Вопреки абсурду. Как я покорял Россию, а она - меня (Дальгрен) - страница 49

Оба позвонили мне на следующий день. Выяснилось, что захоронения находились за пределами нашей территории. Ближайшее было на лесной опушке примерно в двух с половиной километрах от нас. Независимо друг от друга они описали это место как уединенный лесистый и очень живописный, по их словам, уголок.

По возвращении в Москву я первым делом отправился посмотреть на это место. Пройти к могилам было несложно, поскольку в заборе давно появились дыры. Это были небольшие холмики, поросшие деревьями и кустарником. Несмотря на теплую погоду, меня колотила дрожь. В это невозможно было поверить – передо мной было свидетельство всех ужасов сталинской эпохи, о которых я читал в книгах.

Помню, я долго стоял, охваченный тяжелыми раздумьями, не в силах уйти оттуда. Сюда по ночам свозили людей, иногда целыми семьями, и потом расстреливали у свежевырытых рвов. У большинства москвичей есть родственники, погибшие от сталинских репрессий. Несмотря на это, никто как будто не заботился об этих братских могилах. Никто к ним не приходит, нет памятников.

Интересно, что и помощник, и советник, оба россияне, назвали это место живописным. Я могу объяснить это только тем, что последние несколько столетий русские должны были, пересилив себя, забыть о прошлом, чтобы жить дальше.

Меня вообще удивило отношение жителей России к смерти и к мертвым. Это одно из ярких и не самых приятных впечатлений, которые мне и моей семье довелось испытать в Москве. Чаще всего мы сталкивались с этим, когда становились очевидцами недавно произошедшей аварии. Меня поразило, что мертвые могут вот так просто лежать на проезжей части, ничем не прикрытые, брошенные, оставленные на всеобщее обозрение. В голове не укладывалось, как может милиционер стоять в двух шагах от трупа и курить, буднично обсуждая что-то с напарником. Прохожие, в свою очередь, как будто считали эту сцену совершенно обыденной, а я весь день после этого не мог прийти в себя. Однажды мы проходили мимо очередной такой страшной аварии, и наша знакомая москвичка, оживившись, с заметной долей любопытства произнесла: «Ого, смотрите – труп!»

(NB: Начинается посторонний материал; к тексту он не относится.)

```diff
@@ -188,11 +215,26 @@
     int Rt = hiT ? Rp : R;
     if (d->rows_zero_to > Rt) Rt = d->rows_zero_to;
     const dim3 grid((C + 63) / 64, (Rt + 63) / 64);
+    if (delta) {
+        if (!dot_o || seq <= 0 || (R % seq) || (C & 63) || (reinterpret_cast<uintptr_t>(dot_o) & 15) || d->fmt != 0) return DUPL_ERR_ARG;
+        DUPL_LAUNCH((split_rt_kernel<false, true>), grid, dim3(256), 0, s, x, ld, R, C, slot, (unsigned int*)d->next_bits, (__half*)hi,
+                           (__half*)lo, (__half*)hiT, (__half*)loT, Rp, target_exp, d->colsum_accum, d->rows_zero_to, dot_o, delta, seq);
+        return dupl_launch_status();
+    }
     if (d->fmt == 1)
         DUPL_LAUNCH(split_rt_kernel<true>, grid, dim3(256), 0, s, x, ld, R, C, slot, (unsigned int*)d->next_bits, (__half*)hi,
-                           (__half*)lo, (__half*)hiT, (__half*)loT, Rp, target_exp, d->colsum_accum, d->rows_zero_to);
+                           (__half*)lo, (__half*)hiT, (__half*)loT, Rp, target_exp, d->colsum_accum, d->rows_zero_to, nullptr, nullptr, 1);
     else
         DUPL_LAUNCH(split_rt_kernel<false>, grid, dim3(256), 0, s, x, ld, R, C, slot, (unsigned int*)d->next_bits, (__half*)hi,
-                           (__half*)lo, (__half*)hiT, (__half*)loT, Rp, target_exp, d->colsum_accum, d->rows_zero_to);
+                           (__half*)lo, (__half*)hiT, (__half*)loT, Rp, target_exp, d->colsum_accum, d->rows_zero_to, nullptr, nullptr, 1);
     return dupl_launch_status();
 }
+
+extern "C" int dupl_split_prepare(const dupl_split_desc* d, dupl_stream_t stream) {
+    return split_prepare_impl(d, nullptr, nullptr, 1, stream);
+}
+
+extern "C" int dupl_split_prepare_delta(const dupl_split_desc* d, const float* out, float* delta, int32_t seq, dupl_stream_t stream) {
+    if (!out || !delta) return DUPL_ERR_ARG;
+    return split_prepare_impl(d, out, delta, seq, stream);
+}
diff --git a/dupl_amd/engine.py b/dupl_amd/engine.py
--- a/dupl_amd/engine.py
+++ b/dupl_amd/engine.py
@@ -93,6 +93,7 @@
 SK_DGRAD = os.environ.get("DUPL_SK_DGRAD", "1") != "0"
 WGRAD_GROUP = os.environ.get("DUPL_WGRAD_GROUP", "1") != "0"
 
+DGRAD_FWD_TILE = tuple(t for t in os.environ.get("DUPL_DGRAD_FWD_TILE", "mlp.fc2").split(",") if t)
 SK_DGRAD_MAX_COLS = 1024
 ZERO_WS = os.environ.get("DUPL_ZERO_WS", "1") != "0"
 FUSED_PLANES = os.environ.get("DUPL_ADAMW_PLANES", "1") != "0"
@@ -217,17 +218,30 @@
         self._w16T[(student, key)] = (ver, T)
         return T
 
-    def w16T_missing(self, student: int, keys_rows):
+    def w16T_missing(self, student: int, keys_rows, fmt1: bool = False):
         ver = self._param_key()
         out = []
         for key, rows in keys_rows:
-            hit = self._w16T.get((student, key))
+            hit = self._w16T.get((student, key, 1) if fmt1 else (student, key))
             if hit is None or hit[0] != ver:
                 out.append((key, rows, self.view(student, key).view(rows, -1)))
         return out
 
-    def w16T_put(self, student: int, key: str, T):
-        self._w16T[(student, key)] = (self._param_key(), T)
+    def w16T_put(self, student: int, key: str, T, fmt1: bool = False):
+        self._w16T[(student, key, 1) if fmt1 else (student, key)] = (self._param_key(), T)
+
+    def w16T_f1(self, student: int, key: str, rows: int, group=()):
+        assert FMT1 and param_segment(key) == SEG_BACKBONE and rows % 32 == 0
+        ver = self._param_key()
+        hit = self._w16T.get((student, key, 1))
+        if hit is not None and hit[0] == ver:
+            return hit[1]
+        want = [(key, rows)] + [kr for kr in group if kr[0] != key]
+        stale = self.w16T_missing(student, want, fmt1=True)
+        out = ops.split_prepare_multi([(w, False, True, r, ops.EXP_W) for _, r, w in stale])
+        for (k, _, _), (_, T) in zip(stale, out):
+            self.w16T_put(student, k, T, fmt1=True)
+        return self._w16T[(student, key, 1)][1]
 
     def w16(self, student: int, key: str, rows: int, fmt1: Optional[bool] = None) -> "ops.W16":
         off, n = self.layout[key]
@@ -475,6 +489,9 @@
 
     def w16T(self, key: str, rows: int):
         return self.store.w16T(self.student, key, rows)
+
+    def w16T_f1(self, key: str, rows: int, group=()):
+        return self.store.w16T_f1(self.student, key, rows, group)
 
 
 @dataclass
@@ -947,6 +964,13 @@
         _lin16(P, dy16, x16, out=gw.view(N, -1), accumulate=True, alpha=alpha, a_kmajor=True, b_kmajor=True, k_pad=Kp)
     if not fuse_bias:
         ops.colsum(dy, P.g[name + ".bias"], accumulate=True)
+    site = name.split(".", 3)[-1]
+    if site in DGRAD_FWD_TILE and N % 32 == 0 and (dgelu_of is not None or dx_feeds_split or ops.deterministic()):
+        group = [(f"encoder.blocks.{j}.{st_}.weight", P.w[f"encoder.blocks.{j}.{st_}.weight"].shape[0])
+                 for st_ in DGRAD_FWD_TILE for j in range(P.cfg.depth)]
+        WT16 = P.w16T_f1(name + ".weight", N, group)
+        dx, _ = _lin16(P, dy16.rows_slice(0, M), WT16, alpha=alpha, dgelu_of=dgelu_of, amax_for_next=dx_feeds_split)
+        return dx
     W16 = P.w16(name + ".weight", N, True)
     if SK_DGRAD and dgelu_of is None and not dx_feeds_split and not ops.deterministic() and W16.cols <= SK_DGRAD_MAX_COLS:
         dx = ops.zero_workspace(M, W16.cols, dy.device) if ZERO_WS else ops.zeros((M, W16.cols), dy.device)
diff --git a/dupl_amd/ops.py b/dupl_amd/ops.py
--- a/dupl_amd/ops.py
+++ b/dupl_amd/ops.py
@@ -183,7 +183,7 @@
 
 
 def split_prepare(x: Tensor, scaled: bool, want_rm: bool, want_T: bool, rows_pad: int = 0, target_exp: int = 15,
-                  colsum_into: Optional[Tensor] = None, fmt1: bool = False, rm_rows: int = 0):
+                  colsum_into: Optional[Tensor] = None, fmt1: bool = False, rm_rows: int = 0, delta_of=None):
     _chk(x)
     R, C = x.shape
     Rp = rows_pad if rows_pad else (R + 31) // 32 * 32
@@ -208,7 +208,13 @@
     d.Rp, d.target_exp, d.colsum_accum, d.amax_mode = Rp, target_exp, _p(colsum_into), amax_mode
     d.fmt, d.rows_zero_to = int(fmt1), (rm_rows if (rm is not None and rm_rows > R) else 0)
     d.deterministic = int(deterministic())
-    L().dupl_split_prepare(ctypes.byref(d), _stream())
+    if delta_of is not None:
+        o_, delta, seq = delta_of
+        assert not fmt1 and C % 64 == 0 and x.stride(0) == C and o_.shape == x.shape and o_.is_contiguous() and R % seq == 0
+        assert delta.is_contiguous() and delta.numel() == R * (C // 64) and delta.dtype == torch.float32 == o_.dtype
+        L().dupl_split_prepare_delta(ctypes.byref(d), o_.data_ptr(), delta.data_ptr(), int(seq), _stream())
+    else:
+        L().dupl_split_prepare(ctypes.byref(d), _stream())
     if scaled:
         for o in (rm, T):
             if o is not None:
@@ -218,13 +224,15 @@
 
 
 def split_prepare_multi(items):
-    out, descs = [], []
-    for x, want_rm, want_T, rows_pad in items:
+    out, descs, exps = [], [], []
+    for x, want_rm, want_T, rows_pad, *rest in items:
         _chk(x)
         R, C = x.shape
+        e = int(rest[0]) if rest else 0
         Rp = rows_pad if rows_pad else (R + 31) // 32 * 32
-        rm = split16_empty(R, C, x.device) if want_rm else None
-        T = split16_empty(C, Rp, x.device) if want_T else None
+        rm = split16_empty(R, C, x.device, e) if want_rm else None
+        T = split16_empty(C, Rp, x.device, e) if want_T else None
+        exps.append(e)
         d = _lib.SplitItem()
         d.x, d.ld, d.R, d.C, d.Rp = x.data_ptr(), x.stride(0), R, C, Rp
         d.hi, d.lo = (rm.hi, rm.lo) if rm else (None, None)
@@ -234,7 +242,8 @@
     for i in range(0, len(descs), _lib.SPLIT_MULTI_MAX):
         chunk = descs[i:i + _lib.SPLIT_MULTI_MAX]
         arr = (_lib.SplitItem * len(chunk))(*chunk)
-        L().dupl_split_prepare_multi(ctypes.cast(arr, ctypes.c_void_p), len(chunk), _stream())
+        ex = (ctypes.c_int32 * len(chunk))(*exps[i:i + _lib.SPLIT_MULTI_MAX])
+        L().dupl_split_prepare_multi_fmt(ctypes.cast(arr, ctypes.c_void_p), ctypes.cast(ex, ctypes.c_void_p), len(chunk), _stream())
     return out
 
 
@@ -266,7 +275,7 @@
     xf, wf = getattr(x, "fmt", int(xe > 0)), getattr(W, "fmt", int(we > 0))
     assert xf == wf, f"operand planes in different formats (fmt {xf} / {wf}, exp {xe} / {we})"
     if xf:
-        assert (a_kmajor or b_kmajor) or (not accumulate and not amax_for_next)
+        assert (a_kmajor or b_kmajor) or not accumulate
         assert not (accumulate and b_kmajor and not a_kmajor and deterministic()), "stream-K data gradients use fp32 atomics"
         d.fmt, d.post_scale = 1, 2.0 ** -(xe + we + post_exp)
     if a_kmajor or b_kmajor:
@@ -512,17 +521,22 @@
     return lses
 
 
+FUSED_DELTA = _os.environ.get("DUPL_FUSED_DELTA", "1") != "0"
+
+
 def attention_bwd16(qkv16, out: Tensor, dout: Tensor, lse: Tensor, B: int, N: int, H: int, hd: int, scale: float,
                     amax_for_next: bool = False) -> Tensor:
     assert hd == 64 and N <= 2048 and qkv16.rows == B * N
     dev = out.device
     dout = dout.contiguous()
-    do16, _, alpha = split_prepare(dout, scaled=True, want_rm=True, want_T=False, target_exp=4)
+    delta = torch.empty((B, H, N), device=dev, dtype=torch.float32)
+    fused = FUSED_DELTA and out.is_contiguous() and out.shape == dout.shape
+    do16, _, alpha = split_prepare(dout, scaled=True, want_rm=True, want_T=False, target_exp=4,
+                                   delta_of=(out, delta, N) if fused else None)
     alpha.check()
-    delta = torch.empty((B, H, N), device=dev, dtype=torch.float32)
     dqkv = torch.empty((B * N, 3 * H * hd), device=dev, dtype=torch.float32)
     word, tok = reserve_amax(dev) if amax_for_next else (None, None)
-    L().dupl_attention_bwd16(qkv16.hi, qkv16.lo, out.data_ptr(), dout.data_ptr(), do16.hi, do16.lo, int(alpha) - 4, lse.data_ptr(),
+    L().dupl_attention_bwd16(qkv16.hi, qkv16.lo, None if fused else out.data_ptr(), dout.data_ptr(), do16.hi, do16.lo, int(alpha) - 4, lse.data_ptr(),
                              delta.data_ptr(), dqkv.data_ptr(), B, N, H, hd, float(scale), word, _stream())
     if tok is not None:
         dqkv._dupl_amax = tok
diff --git a/include/dupl_hip.h b/include/dupl_hip.h
--- a/include/dupl_hip.h
+++ b/include/dupl_hip.h
@@ -87,12 +87,14 @@
     int32_t deterministic;
 } dupl_split_desc;
 int dupl_split_prepare(const dupl_split_desc* d, dupl_stream_t stream);
+int dupl_split_prepare_delta(const dupl_split_desc* d, const float* out, float* delta, int32_t seq, dupl_stream_t stream);
 #define DUPL_SPLIT_MULTI_MAX 16
 typedef struct dupl_split_item {
     const float* x; void* hi; void* lo; void* hiT; void* loT;
     int32_t ld, R, C, Rp;
 } dupl_split_item;
 int dupl_split_prepare_multi(const dupl_split_item* items, int32_t n, dupl_stream_t stream);
+int dupl_split_prepare_multi_fmt(const dupl_split_item* items, const int32_t* scale_exp, int32_t n, dupl_stream_t stream);
 typedef struct dupl_bound_desc {
     int64_t offset;
     int32_t rows, cols;
```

Это напомнило мне о размышлениях, которые преследовали меня после посещения места массовых захоронений под Москвой. Почему мы воспринимаем смерть так по-разному?

Вскоре мы получили от властей необычную официальную бумагу. В ней не только указывалось расположение массовых захоронений, но и сообщалось, что они являются наследием преступного периода в истории России. Ничего похожего мне никогда больше не доводилось получать от российских органов власти.